Casos envolvendo denúncias de violência excessiva, constrangimento ilegal ou condutas consideradas abusivas durante operações policiais têm ganhado repercussão e são frequentemente alvo de apuração por corregedorias e órgãos de controle. Nessas situações, a avaliação sobre eventual irregularidade depende da análise das circunstâncias concretas de cada ocorrência.
De acordo com Marcelo Almeida, especialista em Direito Militar, a atuação policial é legalmente autorizada a empregar força, mas dentro de limites objetivos.
“A utilização do uso progressivo da força pelo agente de segurança pública deve observar critérios técnicos alem da proporcionalidade. O excesso poderá ocorrer quando existir um descompasso entre a reação do policial e a situação enfrentada, podendo caracterizar infração administrativa e, em alguns casos, crime”, afirma.
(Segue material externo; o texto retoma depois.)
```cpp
template <int M, int SMAX, int WAVES>
void launch_orbit_t(const OrbitArgs& a, bool full, bool all_pos, dim3 grid, size_t lds, hipStream_t st) {
  if (full && all_pos) hipLaunchKernelGGL((moments_orbit_kernel<M, SMAX, true, false, WAVES>), grid, dim3(256), lds, st, a);
  else if (full) hipLaunchKernelGGL((moments_orbit_kernel<M, SMAX, true, true, WAVES>), grid, dim3(256), lds, st, a);
  else if (all_pos) hipLaunchKernelGGL((moments_orbit_kernel<M, SMAX, false, false, WAVES>), grid, dim3(256), lds, st, a);
  else hipLaunchKernelGGL((moments_orbit_kernel<M, SMAX, false, true, WAVES>), grid, dim3(256), lds, st, a);
}

void launch_orbit(const OrbitArgs& a, int m, int smax, bool full, bool all_pos, hipStream_t st) {
  const dim3 grid((a.K + 3) / 4, a.nchunk);
  const size_t lds = (size_t)4 * orbit_lds_doubles(a.d, m, a.copies) * 8;
  if (m == 2) launch_orbit_t<2, 4, 4>(a, full, all_pos, grid, lds, st);
  else if (m == 14) launch_orbit_t<14, 4, 2>(a, full, all_pos, grid, lds, st);
  else if (m == 6 && smax <= 4) launch_orbit_t<6, 4, 4>(a, full, all_pos, grid, lds, st);
  else if (m == 6) launch_orbit_t<6, 6, 2>(a, full, all_pos, grid, lds, st);
  else if (smax <= 4) launch_orbit_t<12, 4, 3>(a, full, all_pos, grid, lds, st);
  else launch_orbit_t<12, 6, 2>(a, full, all_pos, grid, lds, st);
}

template <int M, int SMAX, int WAVES>
void launch_orbit_pair_t(const OrbitArgs& a0, const OrbitArgs& a1, bool full, size_t lds, hipStream_t st, hipEvent_t e0, hipEvent_t e1,
                         bool stack) {
  const int nbx0 = (a0.K + 3) / 4, nbx1 = (a1.K + 3) / 4;
  const int nb0 = nbx0 * a0.nchunk, nb1 = nbx1 * a1.nchunk;
  const int grid = stack ? std::max(nb0, nb1) : nb0 + nb1;
// ... 2840 lines not shown
```

### gaussianvi_amd/csrc/kernels_orbit.hpp

```cpp
#pragma once
#include <hip/hip_runtime.h>
#include <stdint.h>

#include "kernels_factor.hpp"

namespace gvi {

#ifdef GVI_FUSED_TIMING
__device__ unsigned long long* gvi_walk_stamps;
#endif

struct OrbitDev {
  const uint64_t* cpk;
  const uint64_t* rpk;
  const double* mag;
  const double* w;
  const int32_t* bounds;
  int64_t norb_p;
  double w0;
  int32_t cend[8];
  int32_t bnd[5];
  int32_t nb;
  int32_t cbase[8], cgrp[8], cstride[8];
};

template <int S>
struct OrbitRec { uint64_t cpk, rpk; double w; double mg[S]; };
template <typename T>
__device__ __forceinline__ T orbit_ld(const T* base, const uint32_t boff) { return *(const T*)((const char*)base + boff); }
template <int S>
__device__ __forceinline__ void orbit_load(const OrbitDev& ob, const uint32_t boff, OrbitRec<S>& r) {
  r.cpk = orbit_ld(ob.cpk, boff);
  if constexpr (S >= 1) r.rpk = orbit_ld(ob.rpk, boff);
  r.w = orbit_ld(ob.w, boff);
#pragma unroll
  for (int j = 0; j < S; ++j) r.mg[j] = orbit_ld(ob.mag + (size_t)j * ob.norb_p, boff);
}
struct OrbitNoPre { __device__ __forceinline__ void operator()() const {} };

template <int CTRL>
__device__ __forceinline__ double dpp_f64(const double v) {
  const int lo = __builtin_amdgcn_update_dpp(0, __double2loint(v), CTRL, 0xf, 0xf, false);
  const int hi = __builtin_amdgcn_update_dpp(0, __double2hiint(v), CTRL, 0xf, 0xf, false);
  return __hiloint2double(hi, lo);
}
__device__ __forceinline__ double wave_sum_f64(double v) {
  v += dpp_f64<0xB1>(v);
  v += dpp_f64<0x4E>(v);
  v += dpp_f64<0x124>(v);
  v += dpp_f64<0x128>(v);
  auto row = [&](int l) {
    return __hiloint2double(__builtin_amdgcn_readlane(__double2hiint(v), l), __builtin_amdgcn_readlane(__double2loint(v), l));
  };
  return (row(0) + row(16)) + (row(32) + row(48));
}

struct OrbitArgs {
  const double* H;
  const double* u0;
  const double* sgn;
  double* partial;
  int K, d, nchunk;
  int copies;
  const double* pred;
  double pred_val;
  OrbitDev ob;
};

__host__ __device__ constexpr int orbit_hstride(int M) { return M == 12 ? 14 : M; }

__device__ __forceinline__ void lds_add_f64(double* p, double v) {
  __hip_atomic_fetch_add(p, v, __ATOMIC_RELAXED, __HIP_MEMORY_SCOPE_WORKGROUP);
}
template <int S, typename Pre>
__device__ __forceinline__ void orbit_accumulate(const int sh, const int (&c)[S], const uint64_t rpk, const double (&mg)[S], const double wp,
                                                 const double E0, const double (&Eij)[S * (S - 1) / 2 + 1], const double (&Oi)[S],
                                                 double* accb, Pre&& pre) {
  constexpr int NV = 2 * S + S * (S - 1) / 2;
  const double w4 = wp + wp;
  double val[NV];
  {
    double mgl[S];
#pragma unroll
    for (int j = 0; j < S; ++j) { mgl[j] = mg[j]; asm volatile("" : "+v"(mgl[j]) : "v"(E0)); }
    int n = 0, e = 0;
#pragma unroll
    for (int i = 0; i < S; ++i) {
      const double wm = wp * mgl[i];
      val[n++] = w4 * mgl[i] * Oi[i];
      val[n++] = wm * mgl[i] * E0;
#pragma unroll
      for (int j = i + 1; j < S; ++j) val[n++] = wm * mgl[j] * Eij[e++];
    }
  }
  pre();
  char* const base = (char*)accb;
  char* const base1 = base + (1u << sh);
  unsigned A[S], B[S];
#pragma unroll
  for (int i = 0; i < S; ++i) {
    const unsigned lo = (unsigned)rpk, hi = (unsigned)(rpk >> 32);
    const unsigned R = i < 3 ? (lo >> (10 * i)) & 1023u : (hi >> (10 * (i - 3))) & 1023u;
    A[i] = R << sh;
    B[i] = (unsigned)c[i] << sh;
  }
  int n = 0;
#pragma unroll
  for (int i = 0; i < S; ++i) {
    lds_add_f64((double*)(base1 + B[i]), val[n]); ++n;
    lds_add_f64((double*)(base + (A[i] + B[i])), val[n]); ++n;
#pragma unroll
    for (int j = i + 1; j < S; ++j) { lds_add_f64((double*)(base + (A[i] + B[j])), val[n]); ++n; }
  }
}

template <int M, int S, bool FULL, bool SIGNED, typename Pre>
__device__ __forceinline__ void orbit_walk(const int lc, const uint64_t cpk, const uint64_t rpk, const double (&mg)[S], const double w,
                                           const double* Hl, double* accl, const double (&su0)[M], const double (&sg)[M],
                                           const double k0, double& m0, Pre&& pre) {
  int c[S];
#pragma unroll
  for (int j = 0; j < S; ++j) c[j] = (int)((cpk >> (8 * j)) & 255u);
  constexpr bool HREG = M * S <= 36 && !(M == 6 && S >= 4);
  constexpr int NH = 1 << (S - 1);
  double hcol[HREG ? S : 1][M];
  const double* hp[S];
#pragma unroll
  for (int j = 0; j < S; ++j) {
    hp[j] = Hl + c[j] * orbit_hstride(M);
    if constexpr (HREG) {
#pragma unroll
      for (int r = 0; r < M; ++r) hcol[j][r] = hp[j][r];
    }
  }
  int sig[S];
#pragma unroll
  for (int j = 0; j < S; ++j) sig[j] = j == S - 1 ? 1 : -1;
  double v[M];
#pragma unroll
  for (int r = 0; r < M; ++r) v[r] = mg[S - 1] * (HREG ? hcol[S - 1][r] : hp[S - 1][r]);
#pragma unroll
  for (int j = 0; j < S - 1; ++j) {
    if constexpr (!HREG) {
#pragma unroll
      for (int r = 0; r < M; ++r) asm volatile("" : "+v"(v[r]) :: "memory");
    }
#pragma unroll
    for (int r = 0; r < M; ++r) v[r] = fma(-mg[j], HREG ? hcol[j][r] : hp[j][r], v[r]);
  }
  constexpr bool H0REG = !HREG && M * (S + 9) <= 168;
  double h0[H0REG ? M : 1];
  if constexpr (H0REG) {
#pragma unroll
    for (int r = 0; r < M; ++r) h0[r] = hp[0][r];
  }
  constexpr bool WHT_BIG = M <= 6;
  constexpr bool WHT = FULL && S >= 2 && (S <= 4 || WHT_BIG);
  constexpr int LBMAX = S == 4 ? 2 : 3;
  constexpr int LB = S - 1 < LBMAX ? S - 1 : LBMAX;
  constexpr int BLK = 1 << LB;
  double cpv[WHT ? BLK : 1], lv[WHT ? BLK : 1];
  double E0 = 0.0, Eij[S * (S - 1) / 2 + 1], Oi[S];
#pragma unroll
  for (int e = 0; e < S * (S - 1) / 2 + 1; ++e) Eij[e] = 0.0;
#pragma unroll
  for (int j = 0; j < S; ++j) Oi[j] = 0.0;
#pragma unroll
  for (int g = 0; g < NH; ++g) {
    const int jn = g + 1 < NH ? __builtin_ctz(g + 1) : 0;
    double hn[M];
    if constexpr (!HREG) {
// ... 21 lines not shown
      if ((g & (BLK - 1)) == BLK - 1) {
#pragma unroll
        for (int j = 0; j < LB; ++j) {
#pragma unroll
          for (int bb = 0; bb < BLK; ++bb) {
            if (!(bb & (1 << j))) {
              const double c0v = cpv[bb], c1v = cpv[bb | (1 << j)], l0v = lv[bb], l1v = lv[bb | (1 << j)];
              cpv[bb] = c0v + c1v; cpv[bb | (1 << j)] = c1v - c0v;
              lv[bb] = l0v + l1v; lv[bb | (1 << j)] = l1v - l0v;
            }
          }
        }
        const bool first = g == BLK - 1;
        E0 = first ? cpv[0] : E0 + cpv[0];
        int e = 0;
#pragma unroll
        for (int i = 0; i < S; ++i) {
          {
            const double t = i < LB ? lv[1 << i] : lv[0];
            const bool pos = i < LB || sig[i] > 0;
            Oi[i] = first ? (pos ? t : -t) : (pos ? Oi[i] + t : Oi[i] - t);
          }
#pragma unroll
          for (int j = i + 1; j < S; ++j) {
            const double t = j < LB ? cpv[(1 << i) | (1 << j)] : (i < LB ? cpv[1 << i] : cpv[0]);
            const bool pos = (j < LB ? 1 : sig[j]) * (i < LB ? 1 : sig[i]) > 0;
            Eij[e] = first ? (pos ? t : -t) : (pos ? Eij[e] + t : Eij[e] - t);
            ++e;
          }
        }
      }
    } else {
      E0 += cp;
      if (FULL) {
        int e = 0;
#pragma unroll
        for (int i = 0; i < S; ++i) {
          Oi[i] = sig[i] > 0 ? Oi[i] + l : Oi[i] - l;
#pragma unroll
          for (int j = i + 1; j < S; ++j) { Eij[e] = sig[i] * sig[j] > 0 ? Eij[e] + cp : Eij[e] - cp; ++e; }
        }
      }
    }
    if (g + 1 < NH) {
      sig[jn] = -sig[jn];
      const double t2 = (sig[jn] > 0 ? 2.0 : -2.0) * mg[jn];
#pragma unroll
      for (int r = 0; r < M; ++r) v[r] = fma(t2, HREG ? hcol[jn][r] : ((H0REG && jn == 0) ? h0[r] : hn[r]), v[r]);
    }
  }
  const double wp = w + w;
  m0 = fma(wp, E0, m0);
  if constexpr (FULL) {
    orbit_accumulate<S>(lc + 3, c, rpk, mg, wp, E0, Eij, Oi, accl, pre);
  } else {
    pre();
  }
}

template <int S, bool SIGNED, typename Pre>
__device__ __forceinline__ void orbit_walk_split(const int lc, const uint64_t cpk, const uint64_t rpk, const double (&mg)[S], const double w,
                                                 const double* Hl, double* accl, const double (&su0)[12], const double (&sg)[12],
                                                 const double k0, double& m0, Pre&& pre) {
  constexpr int MH = 6, HS = orbit_hstride(12), NH = 1 << (S - 1), LB = 3, BLK = 8;
  static_assert(S >= 4 && S <= 6, "split walk: s = 4, 5, 6 (blocks of 8 Gray steps)");
  int c[S];
#pragma unroll
  for (int j = 0; j < S; ++j) c[j] = (int)((cpk >> (8 * j)) & 255u);
  double E0 = 0.0, Eij[S * (S - 1) / 2 + 1], Oi[S];
#pragma unroll
  for (int e = 0; e < S * (S - 1) / 2 + 1; ++e) Eij[e] = 0.0;
#pragma unroll
  for (int j = 0; j < S; ++j) Oi[j] = 0.0;
#pragma clang loop unroll(disable)
  for (int half = 0; half < 2; ++half) {
    double suh[MH], sgh[MH];
#pragma unroll
    for (int r = 0; r < MH; ++r) {
      suh[r] = half ? su0[MH + r] : su0[r];
      sgh[r] = SIGNED ? (half ? sg[MH + r] : sg[r]) : 1.0;
    }
    const double kk = half ? 0.0 : k0;
    double hcol[S][MH];
#pragma unroll
    for (int j = 0; j < S; ++j) {
      const double* hp = Hl + c[j] * HS + half * MH;
#pragma unroll
      for (int r = 0; r < MH; ++r) hcol[j][r] = hp[r];
    }
    int sig[S];
#pragma unroll
    for (int j = 0; j < S; ++j) sig[j] = j == S - 1 ? 1 : -1;
    double v[MH];
#pragma unroll
    for (int r = 0; r < MH; ++r) v[r] = mg[S - 1] * hcol[S - 1][r];
#pragma unroll
    for (int j = 0; j < S - 1; ++j) {
#pragma unroll
      for (int r = 0; r < MH; ++r) v[r] = fma(-mg[j], hcol[j][r], v[r]);
    }
    double cpv[BLK], lv[BLK];
#pragma unroll
    for (int g = 0; g < NH; ++g) {
      const int jn = g + 1 < NH ? __builtin_ctz(g + 1) : 0;
      double q = 0.0, l = 0.0;
#pragma unroll
      for (int r = 0; r < MH; ++r) {
        q = SIGNED ? fma(sgh[r] * v[r], v[r], q) : fma(v[r], v[r], q);
        l = fma(suh[r], v[r], l);
      }
      const double cp = q + kk;
      int b = 0;
#pragma unroll
      for (int j = 0; j < LB; ++j) b |= (sig[j] > 0 ? 1 : 0) << j;
      cpv[b] = cp;
      lv[b] = l;
      if ((g & (BLK - 1)) == BLK - 1) {
#pragma unroll
        for (int j = 0; j < LB; ++j) {
#pragma unroll
          for (int bb = 0; bb < BLK; ++bb) {
            if (!(bb & (1 << j))) {
              const double c0v = cpv[bb], c1v = cpv[bb | (1 << j)], l0v = lv[bb], l1v = lv[bb | (1 << j)];
              cpv[bb] = c0v + c1v; cpv[bb | (1 << j)] = c1v - c0v;
              lv[bb] = l0v + l1v; lv[bb | (1 << j)] = l1v - l0v;
            }
          }
        }
        E0 += cpv[0];
        int e = 0;
#pragma unroll
        for (int i = 0; i < S; ++i) {
          {
            const double t = i < LB ? lv[1 << i] : lv[0];
            const bool pos = i < LB || sig[i] > 0;
            Oi[i] = pos ? Oi[i] + t : Oi[i] - t;
          }
#pragma unroll
          for (int j = i + 1; j < S; ++j) {
            const double t = j < LB ? cpv[(1 << i) | (1 << j)] : (i < LB ? cpv[1 << i] : cpv[0]);
            const bool pos = (j < LB ? 1 : sig[j]) * (i < LB ? 1 : sig[i]) > 0;
            Eij[e] = pos ? Eij[e] + t : Eij[e] - t;
            ++e;
          }
        }
      }
      if (g + 1 < NH) {
        sig[jn] = -sig[jn];
        const double t2 = (sig[jn] > 0 ? 2.0 : -2.0) * mg[jn];
#pragma unroll
        for (int r = 0; r < MH; ++r) v[r] = fma(t2, hcol[jn][r], v[r]);
      }
    }
  }
  const double wp = w + w;
  m0 = fma(wp, E0, m0);
  orbit_accumulate<S>(lc + 3, c, rpk, mg, wp, E0, Eij, Oi, accl, pre);
}
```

Segundo ele, a responsabilização não é automática e exige apuração rigorosa dos fatos.
“Cada ocorrência precisa ser analisada individualmente, com base em provas e no contexto da ação. O simples registro de denúncia não significa, por si só, a existência de abuso, sendo indispensável a investigação para garantir tanto a responsabilização quando cabível quanto a proteção do agente no exercício regular da função”, explica.
Além de eventuais sanções disciplinares no âmbito das corporações, casos comprovados de abuso podem resultar em responsabilização civil e criminal, dependendo da gravidade da conduta.
Para o especialista, o aprimoramento dos protocolos operacionais e a capacitação contínua dos agentes são fundamentais para reduzir conflitos durante abordagens e aumentar a segurança jurídica na atuação policial.
“O fortalecimento de diretrizes claras de atuação e o respeito aos direitos fundamentais são essenciais para a legitimidade da atividade policial e para a confiança da sociedade nas instituições de segurança pública”, conclui.